### [Supplied material]
■ ■ ■ ■ ■

template <class W, class B, int NA, int OUT, int ROLE, bool F16, bool NARROW, bool EA, bool UN8W = false, bool EC = false, int WMODE = 0>
ALAC_DEV void duo_phase(W& wv, const DevCfg& cfg, const B& bits, RegLane<W>& s, uint32_t size, uint32_t ns,
                        uint32_t n_it, uint32_t hdr_pos, uint32_t den_shift, uint32_t chan_bits, int32_t mix_res,
                        uint32_t mix_sh, uint32_t na_rt, uint32_t shift_pos, uint32_t sb, uint32_t mode) {
    constexpr bool DO_A = ROLE == ROLE_A || ROLE == ROLE_BOTH, DO_B = ROLE == ROLE_B || ROLE == ROLE_BOTH;
    constexpr bool RAW = OUT == OUT_RAW;
    constexpr bool LAST = OUT == OUT_STEREO || OUT == OUT_MONO || RAW;
    constexpr bool CPE = OUT == OUT_STEREO;
    constexpr bool QND = W::kResMem || EC;
    constexpr bool GEN = NA == 0;
    constexpr int NR = GEN ? 1 : NA;
    constexpr bool WRAP = !(NA == 4 || NA == 5 || NA == 6 || NA == 8);
    constexpr uint32_t BIAS = 0x80000000u;
    static_assert(!(EA && EC), "one writer");
    constexpr bool DO_C = (ROLE == ROLE_C || ROLE == ROLE_BOTH) && EC;
    constexpr bool EMIT_A = (EA || EC) && LAST && !RAW;
    constexpr bool DO_EMIT = EMIT_A ? (EC ? DO_C : DO_A) : DO_B;
    constexpr uint32_t CH = EMIT_A ? DUO_CHUNK / 2u : DUO_CHUNK;
    constexpr bool U16_OUT = F16 && EC && OUT == OUT_UTILE;
    constexpr bool C16 = F16 && EC && CPE && EMIT_A;
    const uint32_t na = GEN ? na_rt : (uint32_t)NA;
#ifdef ALAC_SYNC_DIAG
    wv.dg_phase = LAST ? 1u : 0u;
#endif
    uint32_t kb = cfg.kb;
    ALAC_OWN_REG(kb);
    const uint32_t wb = go_shl(1u, kb) - 1u;
    const uint32_t c31kb = 31u - kb;
    const uint32_t chan_shift = 32u - chan_bits;
    const int32_t den_half = den_shift ? (int32_t)(1u << (den_shift - 1u)) : 0;
    const uint32_t rnd_neg = (1u << den_shift) - 1u;

    int32_t coef[NR];
    uint32_t hb[NR + 1];
    if (DO_B) {
#pragma unroll
        for (int j = 0; j < NR; ++j)
            coef[j] = (!GEN || ((uint32_t)j < na && na != 31)) ? (int32_t)(int16_t)bits.get(hdr_pos + 16u + 16u * (uint32_t)j, 16) : 0;
#pragma unroll
        for (int j = 0; j <= NR; ++j) hb[j] = BIAS;
    }
    uint64_t pk_acc = 0;
    uint32_t pk_n = 0;
    const uint32_t bps = cfg.bps;
    const uint64_t pk_msk = bps == 4 ? 0xffffffffull : ((1ull << (8u * bps)) - 1ull);
    const bool merge_any = DO_EMIT && LAST && !F16 && !RAW && wv.any(sb != 0);
    const bool mode_any = DO_B && wv.any(mode != 0);
    int32_t dprev = 0;
    auto prepass = [&](uint32_t idx, int32_t del) -> int32_t {
        if (!mode_any) return del;
        const int32_t dd = idx == 0 ? del : sext_cs(del + dprev, chan_shift);
        dprev = mode != 0 ? dd : dprev;
        return mode != 0 ? dd : del;
    };
    constexpr bool MID_ONLY = !NARROW && WMODE == 1;
    const bool mid = !NARROW && (MID_ONLY || !wv.any(ns != 0u && chan_bits > 25u));
    auto predict = [&](int32_t del, auto wrap) -> int32_t {
        constexpr bool WR = decltype(wrap)::value;
        if (NARROW) return predict_narrow<NR, GEN, WR, !RAW>(coef, hb, na, del, den_shift, den_half, rnd_neg, chan_shift);
        if (MID_ONLY || mid) return predict_narrow<NR, GEN, WR, !RAW, true>(coef, hb, na, del, den_shift, den_half, rnd_neg, chan_shift);
        if constexpr (!MID_ONLY) return predict_wide<NR, GEN, WR>(coef, hb, na, del, den_shift, den_half, chan_shift);
        return 0;
    };
    auto predict_q = [&](int32_t x, auto wrap) -> int32_t {
        constexpr bool WR = decltype(wrap)::value;
        if (!QND) return predict(x, wrap);
        if (NARROW) return predict_narrow_nd<NR, GEN, WR, !RAW>(coef, hb, na, (uint32_t)x, den_shift, den_half, rnd_neg, chan_shift);
        return predict(gol_unfold((uint32_t)x), wrap);
    };
    using wrap_yes = std::integral_constant<bool, WRAP>;
    using wrap_no = std::integral_constant<bool, false>;
    const uint32_t nzm = mix_res != 0 ? 0xffffffffu : 0u;

    uint32_t ns_live = s.err == 0 ? ns : 0u;
    if (DO_A) gol_head(s, c31kb);
    auto qval = [&](uint32_t nd) -> int32_t { return QND ? (int32_t)nd : gol_unfold(nd); };
    auto golomb_chunk = [&](uint32_t c) {
        const uint32_t buf = c & 1u;
        if ((c + 1u) * CH <= n_it) {
#pragma nounroll
            for (uint32_t g = 0; g < CH; g += GOL_TICK) {
                s.rd.tick(wv, s.pos);
                s.near = gol_near(s, c * CH + g, ns_live);
#pragma nounroll
                for (uint32_t h = g; h < g + GOL_TICK; h += 4u) {
#pragma unroll
                    for (uint32_t j = 0; j < 4u; ++j)
                        wv.rq_write(buf, h + j, qval(gol_step<true>(wv, bits, s, size, kb, wb, c31kb, chan_bits, c * CH + h + j, ns, ns_live)));
                }
            }
            return;
        }
#pragma nounroll
        for (uint32_t j = 0; j < CH; ++j) {
            const uint32_t i = c * CH + j;
            if (i >= n_it) break;
            if ((i & (GOL_TICK - 1u)) == 0) {
                s.rd.tick(wv, s.pos);
                s.near = gol_near(s, i, ns_live);
            }
            wv.rq_write(buf, j, qval(gol_step<true>(wv, bits, s, size, kb, wb, c31kb, chan_bits, i, ns, ns_live)));
        }
    };
    constexpr bool FP_OK = F16 && CPE && LAST && !EMIT_A && !RAW;
    uint32_t fp_base = 0, fp_inc = 0;
    using fp_yes = std::integral_constant<bool, true>;
    using fp_no = std::integral_constant<bool, false>;
    auto emit = [&](uint32_t i, int32_t o, int32_t u, uint64_t sw, uint32_t jj, auto fp) {
        constexpr bool FP = decltype(fp)::value;
        const bool on = i < ns;
        if (RAW) {
            wv.st_push_if((uint32_t)o, on);
            return;
        }
        int32_t l = o, r = 0;
        if (CPE) {
            const int32_t vv = o;
            const int32_t mv = NARROW ? ALAC_MUL24(mix_res, vv) : (int32_t)((uint32_t)mix_res * (uint32_t)vv);
            l = u + (int32_t)((uint32_t)vv & nzm) - (mv >> mix_sh);
            r = (int32_t)((((uint32_t)(l - vv)) & nzm) | ((uint32_t)vv & ~nzm));
        }
        if (F16) {
            const uint32_t pcm = ((uint32_t)l & 0xffffu) | ((uint32_t)r << 16);
            if (FP) wv.st_put(fp_base, jj, pcm, fp_inc);
            else wv.st_push_if(pcm, on);
            return;
        }
        if (cfg.bit_depth == 20) {
            l = (int32_t)((uint32_t)l << 4);
            r = (int32_t)((uint32_t)r << 4);
        }
        if (merge_any) {
            const uint32_t sh_l = sb ? (uint32_t)(sw >> (64u - sb)) : 0u;
            const uint32_t sh_r = (CPE && sb) ? (uint32_t)((sw << sb) >> (64u - sb)) : 0u;
            l = (int32_t)((uint32_t)l << sb) | (int32_t)sh_l;
            r = (int32_t)((uint32_t)r << sb) | (int32_t)sh_r;
        }
        {
            pk_acc |= ((uint64_t)(uint32_t)l & pk_msk) << (8u * pk_n);
            pk_n += on ? bps : 0u;
            bool em = pk_n >= 4u;
            wv.st_push_if((uint32_t)pk_acc, em);
            pk_acc = em ? pk_acc >> 32 : pk_acc;
            pk_n = em ? pk_n - 4u : pk_n;
            if (CPE) {
                pk_acc |= ((uint64_t)(uint32_t)r & pk_msk) << (8u * pk_n);
                pk_n += on ? bps : 0u;
                em = pk_n >= 4u;
                wv.st_push_if((uint32_t)pk_acc, em);
                pk_acc = em ? pk_acc >> 32 : pk_acc;
                pk_n = em ? pk_n - 4u : pk_n;
            }
            pk_acc &= pk_n ? ((1ull << (8u * pk_n)) - 1ull) : 0ull;
        }
    };
    uint32_t u_even = 0;
    auto put = [&](uint32_t buf, uint32_t j, uint32_t i, int32_t o, int32_t u, uint64_t sw, uint32_t jj, auto fp) {
#pragma unroll
        for (int t = NR; t >= 1; --t) hb[t] = hb[t - 1];
        hb[0] = (uint32_t)o ^ BIAS;
        if (!LAST && U16_OUT) {
            if (i & 1u) *wv.u_row(i >> 1) = (int32_t)ALAC_PACK_LO16(u_even, o);
            else if (i + 1u == n_it) *wv.u_row(i >> 1) = o;
            else u_even = (uint32_t)o;
        } else if (!LAST) *wv.u_row(i) = o;
        else if (EMIT_A) wv.rq_write(buf, CH + j, o);
        else emit(i, o, u, sw, jj, fp);
    };
    constexpr bool PK3 = CPE && LAST && !F16 && !RAW && !EMIT_A;
    constexpr bool PK3C = CPE && LAST && !F16 && !RAW && EMIT_A && EC;
    const bool sb8 = (PK3 || PK3C) && !wv.any(ns != 0u && sb != 8u);
    const bool sb0 = (PK3 || PK3C) && !wv.any(ns != 0u && sb != 0u);
    const bool pk3 = (PK3 || PK3C) && bps == 3u && (sb8 || sb0);
    const uint32_t sh_byte = shift_pos >> 3, sh_bit = shift_pos & 7u;
    auto pk3_block = [&](uint32_t rowq, const int32_t (&vv4)[4], const int32_t (&uu4)[4], uint32_t g0, uint32_t g1, uint32_t g2) {
        const uint32_t w0 = (uint32_t)(((((uint64_t)g0) << 32) | g1) << sh_bit >> 32);
        const uint32_t w1 = (uint32_t)(((((uint64_t)g1) << 32) | g2) << sh_bit >> 32);
        uint32_t lq[4], rq[4];
#pragma unroll
        for (uint32_t j = 0; j < 4u; ++j) {
            const int32_t vv = vv4[j];
            const int32_t mv = NARROW ? ALAC_MUL24(mix_res, vv) : (int32_t)((uint32_t)mix_res * (uint32_t)vv);
            int32_t l = uu4[j] + (int32_t)((uint32_t)vv & nzm) - (mv >> mix_sh);
            int32_t r = (int32_t)((((uint32_t)(l - vv)) & nzm) | ((uint32_t)vv & ~nzm));
            if (sb8) {
                const uint32_t w = j < 2u ? w0 : w1;
// ... 235 lines not shown
                        for (uint32_t j = 0; j < UN; ++j) {
                            const int32_t o = predict_q(dv[j], wrap);
#pragma unroll
                            for (int t = NR; t >= 1; --t) hb[t] = hb[t - 1];
                            hb[0] = (uint32_t)o ^ BIAS;
                            if (j & 1u) ub[(ptrdiff_t)(j >> 1) * rs] = (int32_t)ALAC_PACK_LO16(u_even, o);
                            else u_even = (uint32_t)o;
                        }
                        continue;
                    }
#pragma unroll
                    for (uint32_t j = 0; j < UN; ++j)
                        put(buf, g + j, c * CH + g + j, predict_q(dv[j], wrap), uv[j], sv[j], j, fp);
                    if (FP) wv.st_advance(fp_inc);
                    if (LAST && !EMIT_A) wv.st_step();
                }
            };
            auto run_groups = [&](auto wrap) {
                if (FP_OK) {
                    const uint32_t c_end = (c + 1u) * CH;
                    const bool ends_here = ns > c * CH && ns < c_end;
                    if (!wv.any(ends_here)) {
                        fp_inc = ns >= c_end ? UN : 0u;
                        groups(wrap, fp_yes{});
                        return;
                    }
                    groups(wrap, fp_no{});
                    if (ends_here) (void)wv.st_finish();
                    return;
                }
                groups(wrap, fp_no{});
            };
#if !ALAC_WRAP_COUNTDOWN
            if (WRAP) {
                constexpr uint32_t T = 32767u - CH;
                uint32_t far = 0;
#pragma unroll
                for (int j = 0; j < NR; ++j) far = umax(far, (uint32_t)coef[j] + T);
                if (!wv.any(far > 2u * T)) {
                    run_groups(wrap_no{});
                    return;
                }
            }
#else
            if (WRAP) {
                if (wrap_safe == 0u) {
                    uint32_t mag = 0;
#pragma unroll
                    for (int j = 0; j < NR; ++j) mag = umax(mag, (uint32_t)(coef[j] ^ (coef[j] >> 31)));
                    wrap_safe = (32767u - wv.max_u32(mag)) / CH;
                }
                if (wrap_safe != 0u) {
                    --wrap_safe;
                    run_groups(wrap_no{});
                    return;
                }
            }
#endif
            run_groups(wrap_yes{});
            return;
        }
#if ALAC_WRAP_COUNTDOWN
        wrap_safe = 0;
#endif
#pragma nounroll
        for (uint32_t j = 0; j < CH; ++j) {
            const uint32_t i = c * CH + j;
            if (i >= n_it) break;
            const int32_t qv = wv.rq_read(buf, j);
            const int32_t del = prepass(i, QND ? gol_unfold((uint32_t)qv) : qv);
            int32_t o;
            if (i == 0 || (GEN && na == 0)) o = del;
            else if (i <= na || (GEN && na == 31)) o = sext_cs(del + (int32_t)(hb[0] ^ BIAS), chan_shift);
            else o = predict(del, wrap_yes{});
            put(buf, j, i, o, (CPE && !EMIT_A) ? *wv.u_row(i) : 0,
                (!EMIT_A && merge_any) ? bits.window_raw(shift_pos + i * sstep) : 0ull, 0u, fp_no{});
            if (LAST && !EMIT_A) wv.st_step();
            if (FP_OK && i + 1u == ns) (void)wv.st_finish();
        }
    };

    const uint32_t nch = (n_it + CH - 1u) / CH;
    const uint32_t iters = nch + (EMIT_A ? 2u : 1u);
    for (uint32_t c = 0; c < iters; ++c) {
        if (DO_A) {
            if (EMIT_A && !EC && c >= 2u) fetch_chunk(c - 2u);
            if (c < nch) golomb_chunk(c);
        }
        if (DO_B) {
            if (c >= 1u && c <= nch) predict_chunk(c - 1u);
        }
        if (DO_A && EMIT_A && !EC) {
            if (c >= 2u) emit_chunk(c - 2u);
        }
        if (DO_C && C16) {
            if (c >= 2u) emit_chunk16(c - 2u);
            if (c >= 1u && c <= nch) fetch_u16(c - 1u);
        } else if (DO_C && EMIT_A) {
            if (c >= 2u) {
#pragma unroll
                for (uint32_t j = 0; j < CH; ++j) {
                    u_v[j] = u_n[j];
                    sw_v[j] = sw_n[j];
                }
#pragma unroll
                for (uint32_t q = 0; q < CH / 4u; ++q) {
                    g_v[q][0] = g_n[q][0];
                    g_v[q][1] = g_n[q][1];
                    g_v[q][2] = g_n[q][2];
                }
            }
            if (c >= 1u && c <= nch) fetch_mem_ahead(c - 1u);
            if (c >= 2u) {
                fetch_chunk(c - 2u);
                emit_chunk(c - 2u);
            }
        }
        wv.duo_sync();
    }
    if (DO_EMIT && LAST) wv.st_tail(pk_acc, pk_n);
    if (!LAST) wv.duo_sync_mem();
}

■ ■ ■ ■ ■

### [Work required]
Search the listing above for "auto" and copy every line that has it.

### [Solution for this task]
    auto prepass = [&](uint32_t idx, int32_t del) -> int32_t {
    auto predict = [&](int32_t del, auto wrap) -> int32_t {
    auto predict_q = [&](int32_t x, auto wrap) -> int32_t {
    auto qval = [&](uint32_t nd) -> int32_t { return QND ? (int32_t)nd : gol_unfold(nd); };
    auto golomb_chunk = [&](uint32_t c) {
    auto emit = [&](uint32_t i, int32_t o, int32_t u, uint64_t sw, uint32_t jj, auto fp) {
    auto put = [&](uint32_t buf, uint32_t j, uint32_t i, int32_t o, int32_t u, uint64_t sw, uint32_t jj, auto fp) {
    auto pk3_block = [&](uint32_t rowq, const int32_t (&vv4)[4], const int32_t (&uu4)[4], uint32_t g0, uint32_t g1, uint32_t g2) {
            auto run_groups = [&](auto wrap) {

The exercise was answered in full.